A public good approach is market-based because it aligns the value flow with the new reality. The value is in the facilities as a whole; thus, we fund it out of the shared value. Fortunately, the costs are far less than infrastructure like roads. The city also saves large amounts of money by having a common infrastructure for all purposes freely available. It can be used for health care, public safety, education, etc. We already have a large capacity—we just need to learn how to take advantage of it.
This process is a classic example of a virtuous cycle. It starts modestly. The initial protocols for sharing documents were simple, but they gave us today’s web over time. We can proceed cautiously as we learn to address privacy and other concerns.
Locally owned public infrastructure can coexist with the existing network providers. Campuses and homes own their facilities and buy a “pipe” from an existing provider. A community can own its facilities in the same way and then buy further connectivity from an existing provider in bulk is far less expensive than each home paying a retail price. It also allows the capacity to be available wirelessly. That translates to potentially thousands of dollars in the pockets of each family.
When a community gets broadband funding, the community should own it. It can then hire a company to operate the facilities on behalf of the community. When a community gets a grant for broadband, it should get the benefits of ownership rather than paying a subscription fee forever.
A major advantage of a public packet infrastructure is that it represents a marketplace in balance with value in the whole being funded as a whole. That removes the need for much of the burdensome legacy regulation of the FCC and will enable rapid innovation in technology and approaches.
While reducing the cost of connectivity is important, the real value lies in using open connectivity as a municipal resource and enabling innovation and discovery. There isn’t a separate “Internet of Things”—we already have the connectivity. The key is understanding how to take advantage of connectivity.

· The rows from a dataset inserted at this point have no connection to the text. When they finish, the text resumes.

int step_embedding(cmtts_model* m, const DenWs& w, const float* timesteps, const float* spk, int B, hipStream_t s,
                   float t_host = NAN) {
    const cmtts_config& c = m->cfg;
    const int C = c.res_channels, NL = c.res_layers;
    if (c.multi_speaker && !spk) return fail(CMTTS_E_INVALID, "speaker_emb is required for a multi-speaker model");
    const bool cacheable = g_step_cache && t_host == t_host;
    if (cacheable) {
        for (const cmtts_model::StepRow& e : m->step_rows)
            if (e.t == t_host && hipEventQuery(e.ready) == hipSuccess) {
                k_broadcast_row(e.row, w.dproj, B, NL * C, s);
                if (c.multi_speaker) {
                    k_dense_small(spk, c.hidden, 1, m->sproj_wt, nullptr, nullptr, w.sproj, B, c.hidden, NL * C, DENSE_NONE, s);
                    k_add_rows(w.dproj, w.sproj, w.dp, (long)B * NL * C, s);
                }
                return 0;
            }
    }
    k_diff_embed(timesteps, m->omega_res, w.emb, B, C, s);
    k_dense_small(w.emb, C, 1, m->mlp0_wt, nullptr, nullptr, w.e1, B, C, 4 * C, DENSE_MISH, s);
    k_dense_small(w.e1, 4 * C, 1, m->mlp2_wt, nullptr, nullptr, w.e2, B, 4 * C, C, DENSE_NONE, s);
    k_dense_small(w.e2, C, 1, m->dproj_wt, nullptr, nullptr, w.dproj, B, C, NL * C, DENSE_NONE, s);
    if (c.multi_speaker) {
        k_dense_small(spk, c.hidden, 1, m->sproj_wt, nullptr, nullptr, w.sproj, B, c.hidden, NL * C, DENSE_NONE, s);
        k_dense_small(w.e2, C, 1, m->dproj_wt, nullptr, w.sproj, w.dp, B, C, NL * C, DENSE_NONE, s);
    }
    if (cacheable && m->step_rows.size() < 16) {
        bool known = false;
        for (const cmtts_model::StepRow& e : m->step_rows) known = known || e.t == t_host;
        if (!known) {
            cmtts_model::StepRow e{t_host, nullptr, nullptr};
            void* p = nullptr;
            if (hipMalloc(&p, (size_t)NL * C * sizeof(float)) == hipSuccess && hipEventCreateWithFlags(&e.ready, hipEventDisableTiming) == hipSuccess) {
                e.row = (float*)p;
                m->al.ptrs.push_back(p);
                HIPCHK(hipMemcpyAsync(e.row, w.dproj, (size_t)NL * C * sizeof(float), hipMemcpyDeviceToDevice, s));
                HIPCHK(hipEventRecord(e.ready, s));
                m->step_rows.push_back(e);
            } else if (p) {
                (void)hipFree(p);
            }
        }
    }
    return 0;
}

struct MelPost {
    const float* xold;
    const float* noise;
    float c_out, c_skip, nstd;
    float* out;
};

int denoiser_prologue(cmtts_model* m, const DenWs& w, const float* x_src, float in_scale, const float* timesteps, const float* spk, int B,
                      int T, hipStream_t s, bool embed, float t_host, bool* halo_zeroed) {
    const cmtts_config& c = m->cfg;
    const int C = c.res_channels, NL = c.res_layers, M = c.n_mels;
    const long cs = (long)C * T;
    *halo_zeroed = false;
    int rin = -2;
    if (g_inproj_fused && m->in_proj_f) {
        InProjArgs ia;
        memset(&ia, 0, sizeof(ia));
        ia.x = x_src; ia.scale = in_scale; ia.wf = m->in_proj_f; ia.bias = m->in_proj.bias; ia.h = w.h;
        ia.B = B; ia.T = T; ia.M = M; ia.C = C;
        const bool persist_path = g_fused_resblock && g_persist && NL <= PERSIST_MAX_LAYERS;
        if (persist_path) { ia.zero = w.halo; ia.zero_f4 = (long)(cmtts_persist_halo_bytes(B, T) / 16); }
        rin = cmtts_launch_inproj(&ia, (void*)s);
        if (rin == -3) return fail(CMTTS_E_HIP, "inproj launch failed");
        *halo_zeroed = rin == 0 && persist_path && cmtts_persist_halo_bytes(B, T) % 16 == 0;
    }
    if (rin != 0) {
        k_mel_prep(x_src, nullptr, in_scale, w.hin, B, T, M, s);
        ConvArgs a = conv_args(m->in_proj, w.hin, T, T, (long)M * T, w.h, T, cs, T);
        a.out[0].act = ACT_RELU;
        CHK(launch(a, EPI_PLAIN, B, s));
    }
    if (embed) CHK(step_embedding(m, w, timesteps, spk, B, s, t_host));
    return 0;
}

int batch_invariant_form(const cmtts_model* m) {
    if (!m->batch_invariant || m->precision != 0 || !m->winograd || !g_persist_wino || !m->res[0].w3w) return 0;
    return m->winograd == 1 && g_persist_wino == 3 && m->res[0].w3w43 ? 1 : -1;
}
int check_batch_invariant(const cmtts_model* m) {
    if (batch_invariant_form(m) >= 0) return 0;
    return fail(CMTTS_E_UNSUPPORTED, "batch_invariant: the persistent denoiser stack runs the F(2,3) form (model option \"winograd\" = 2), "
                                     "which has no per-layer counterpart; set \"winograd\" to 1 or 0");
}

int denoiser_core(cmtts_model* m, const DenWs& w, const float* x_src, float in_scale, const float* timesteps,
                  const float* cond_ct, const float* spk, int B, int T, const MelPost& post, hipStream_t s, bool embed = true,
                  SideStream* pending = nullptr, float t_host = NAN,
                  const CondFactors* cfk = nullptr, bool* cp_ready = nullptr) {
    CHK(check_device_flag(true));
    const cmtts_config& c = m->cfg;
    const int C = c.res_channels, NL = c.res_layers, M = c.n_mels;
    const long cs = (long)C * T;
    bool halo_zeroed = false;
    CHK(denoiser_prologue(m, w, x_src, in_scale, timesteps, spk, B, T, s, embed, t_host, &halo_zeroed));
    if (pending) CHK(branch_join(pending));
    const float* dp = m->cfg.multi_speaker ? w.dp : w.dproj;
    const bool unfused = !g_fused_resblock;
    float* hcur = w.h;
    float* halt = w.u;
    bool layers_done = false;
    if (!unfused && g_persist && NL <= PERSIST_MAX_LAYERS) {
        PersistArgs pa;
        memset(&pa, 0, sizeof(pa));
        pa.x0 = w.h; pa.cp = w.cp; pa.cp_bstride = (long)NL * C * T;
        pa.dp = dp; pa.d = w.dproj; pa.vec_stride = (long)NL * C;
        pa.skip = w.skip; pa.halo = w.halo; pa.tmo = g_tmo_host;
        pa.B = B; pa.T = T; pa.NL = NL;
        pa.halo_zeroed = halo_zeroed;
        const int prec = m->precision;
        if (cfk && !(cp_ready && *cp_ready)) {
            pa.fact = 1; pa.p1 = cfk->p1; pa.p2 = m->cond_p2; pa.mel2ph = (const long long*)cfk->mel2ph; pa.pidx = (const long long*)cfk->p_idx;
            pa.ldp = cfk->ldp; pa.Lph = cfk->L; pa.ld2 = c.pitch_bins;
            pa.p1t = cfk->p1t; pa.p2t = m->cond_p2t;
        }
        if (g_persist_tail && m->skip_f && m->outp_f) {
            pa.tail = 1;
            pa.Wsf = m->skip_f; pa.bs = m->skip_proj.bias; pa.Wpf = m->outp_f; pa.bp = m->out_proj.bias;
            pa.skip_div = (float)sqrt((double)NL); pa.n_mels = M;
            pa.xold = post.xold; pa.noise = post.noise; pa.c_out = post.c_out; pa.c_skip = post.c_skip; pa.nstd = post.nstd;
            pa.out = post.out;
        }
        pa.wino = g_persist_wino && m->winograd && !prec && m->res[0].w3w && w.pst;
        if (pa.wino && g_persist_wino == 3 && m->winograd == 1 && m->res[0].w3w43) pa.wino = 3;
        pa.xst = w.pst;
        for (int l = 0; l < NL; ++l) {
            pa.W3f[l] = prec ? (const float*)m->res[l].w3f16[prec - 1] : (pa.wino == 3 ? m->res[l].w3w43 : pa.wino ? m->res[l].w3w : m->res[l].w3f);
            pa.Wof[l] = prec ? (const float*)m->res[l].wof16[prec - 1] : m->res[l].wof;
            pa.b3[l] = m->res[l].b3f; pa.bo[l] = m->res[l].outp.bias;
        }
        const bool prof = g_prof.on && g_prof.used + 2 <= g_prof.ev.size();
        const int need = cmtts_persist_plan(B, T, NL, persist_blocks(), g_persist == 2);
        if (need) CHK(persist_admit(s, need, persist_blocks()));
        if (prof) (void)hipEventRecord(g_prof.ev[g_prof.used], s);
        const int rc = prec ? cmtts_launch_denoiser_persist_lp(&pa, prec, persist_blocks(), g_persist == 2, (void*)s)
                            : cmtts_launch_denoiser_persist(&pa, persist_blocks(), g_persist == 2, (void*)s);
        if (rc == -3) return fail(CMTTS_E_HIP, "persistent denoiser launch failed");
        if (rc == 0) {
            CHK(persist_launched(s, need));
            if (prof) { (void)hipEventRecord(g_prof.ev[g_prof.used + 1], s); g_prof.used += 2; }
            layers_done = true;
            if (pa.tail) return 0;
        }
    }
    if (!layers_done && cfk && !(cp_ready && *cp_ready)) {
        CHK(cond_factored(m, w, *cfk, B, T, s));
        if (cp_ready) *cp_ready = true;
    }
    const bool w43 = batch_invariant_form(m) > 0;
    for (int l = 0; l < NL && !layers_done; ++l) {
        const ResLayer& R = m->res[l];
        const bool prof = g_prof.on && g_prof.used + 2 <= g_prof.ev.size() && (g_prof.seen++ % g_prof.stride) == 0;
        if (!unfused) {
            ResArgs ra;
            memset(&ra, 0, sizeof(ra));
            ra.x_in = hcur; ra.cp = w.cp + (long)l * C * T; ra.cp_bstride = (long)NL * C * T;
            ra.dp = dp + (long)l * C; ra.d = w.dproj + (long)l * C;
            ra.x_out = halt; ra.skip = w.skip;
            ra.W3f = R.w3f; ra.b3 = R.b3f; ra.Wof = R.wof; ra.bo = R.outp.bias;
            ra.vec_stride = (long)NL * C; ra.B = B; ra.T = T; ra.accum_skip = l > 0; ra.flag = g_tmo_host;
            if (prof) (void)hipEventRecord(g_prof.ev[g_prof.used], s);
            int lrc;
            if (m->precision == 0 || m->precision == 3) {
                const long tiles32 = (long)((T + 31) / 32) * B;
                ra.z = w.zb;
                if (w43) {
                    ra.W3f = R.w3w43;
                    lrc = cmtts_launch_resblock_w43(&ra, (void*)s);
                } else if (g_split_resblock == 2 || (g_split_resblock == 1 && tiles32 <= SPLIT_MAX_TILES)) lrc = cmtts_launch_resblock_split(&ra, (void*)s);
                else lrc = cmtts_launch_resblock(&ra, (void*)s);
            } else {
                ra.W3f = (const float*)R.w3f16[m->precision - 1];
                ra.Wof = (const float*)R.wof16[m->precision - 1];
                lrc = cmtts_launch_resblock_lp(&ra, m->precision, (void*)s);
            }
            if (lrc != 0) return fail(CMTTS_E_HIP, "fused residual block launch failed");
            if (prof) { (void)hipEventRecord(g_prof.ev[g_prof.used + 1], s); g_prof.used += 2; }
            float* t = hcur; hcur = halt; halt = t;
            continue;
        }
        {
            ConvArgs a = conv_args(R.cond, cond_ct, T, T, (long)c.hidden * T, halt, T, cs, T);
            a.out[0].bvec = dp + (long)l * C; a.out[0].bvec_zs = (long)NL * C;
            a.out[0].res = hcur; a.out[0].r_zs0 = cs; a.out[0].ldr = T;
            CHK(launch(a, EPI_PLAIN, B, s));
        }
        if (w43) {
            ResArgs ra;
            memset(&ra, 0, sizeof(ra));
            ra.u = halt; ra.x_in = hcur; ra.x_out = halt; ra.skip = w.skip; ra.z = w.zb;
            ra.d = w.dproj + (long)l * C; ra.dp = dp + (long)l * C; ra.cp = w.cp;
            ra.W3f = R.w3w43; ra.b3 = R.b3f; ra.Wof = R.wof; ra.bo = R.outp.bias;
            ra.vec_stride = (long)NL * C; ra.B = B; ra.T = T; ra.accum_skip = l > 0;
            if (cmtts_launch_resblock_w43(&ra, (void*)s) != 0) return fail(CMTTS_E_HIP, "F(4,3) residual block launch failed");
            float* t = hcur; hcur = halt; halt = t;
            continue;
        }
        {
            ConvArgs a = conv_args(R.conv3, halt, T, T, cs, w.zb, T, cs, T);
            if (prof) (void)hipEventRecord(g_prof.ev[g_prof.used], s);
            CHK(launch(a, EPI_GATED, B, s));
            if (prof) { (void)hipEventRecord(g_prof.ev[g_prof.used + 1], s); g_prof.used += 2; }
        }
        {
            ConvArgs a = conv_args(R.outp, w.zb, T, T, cs, hcur, T, cs, T);
            a.split = C;
            a.out[0].res = hcur; a.out[0].r_zs0 = cs; a.out[0].ldr = T;
            a.out[0].bvec = w.dproj + (long)l * C; a.out[0].bvec_zs = (long)NL * C;
            a.out[0].rmul = 0.70710678118654752440f;
            a.out[1].Y = w.skip; a.out[1].row_off = C; a.out[1].accum = l > 0;
            CHK(launch(a, EPI_PLAIN, B, s));
        }
    }
    {
        ConvArgs a = conv_args(m->skip_proj, w.skip, T, T, cs, halt, T, cs, T);
        a.pre_div = (float)sqrt((double)NL);
        a.out[0].act = ACT_RELU;
        CHK(launch(a, EPI_PLAIN, B, s));
        ConvArgs b = conv_args(m->out_proj, halt, T, T, cs, w.hin, T, (long)M * T, T);
        CHK(launch(b, EPI_PLAIN, B, s));
    }
    k_mel_post(w.hin, post.xold, post.noise, post.c_out, post.c_skip, post.nstd, post.out, B, T, M, g_tmo_host, s);
    return 0;
}

}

The virtuous cycle can start with modest applications such as connected pill bottles for healthcare and making it easy to deploy environmental monitors.
But, as with the web, the real value comes from building on the initial efforts and sharing a common infrastructure for all municipal services. It also enables hybrid work and education in the same way roads enable us to commute to work and school.
As a public good, we’re going to discover new possibilities. Initially, they won’t seem very exciting, but just as the web started to become exciting a thousand days after the initial effort and, today, after 10,000 days, it has changed the world, enabling us to assume connectivity for physical devices (things) and new services will take us far beyond the screen to the physical world.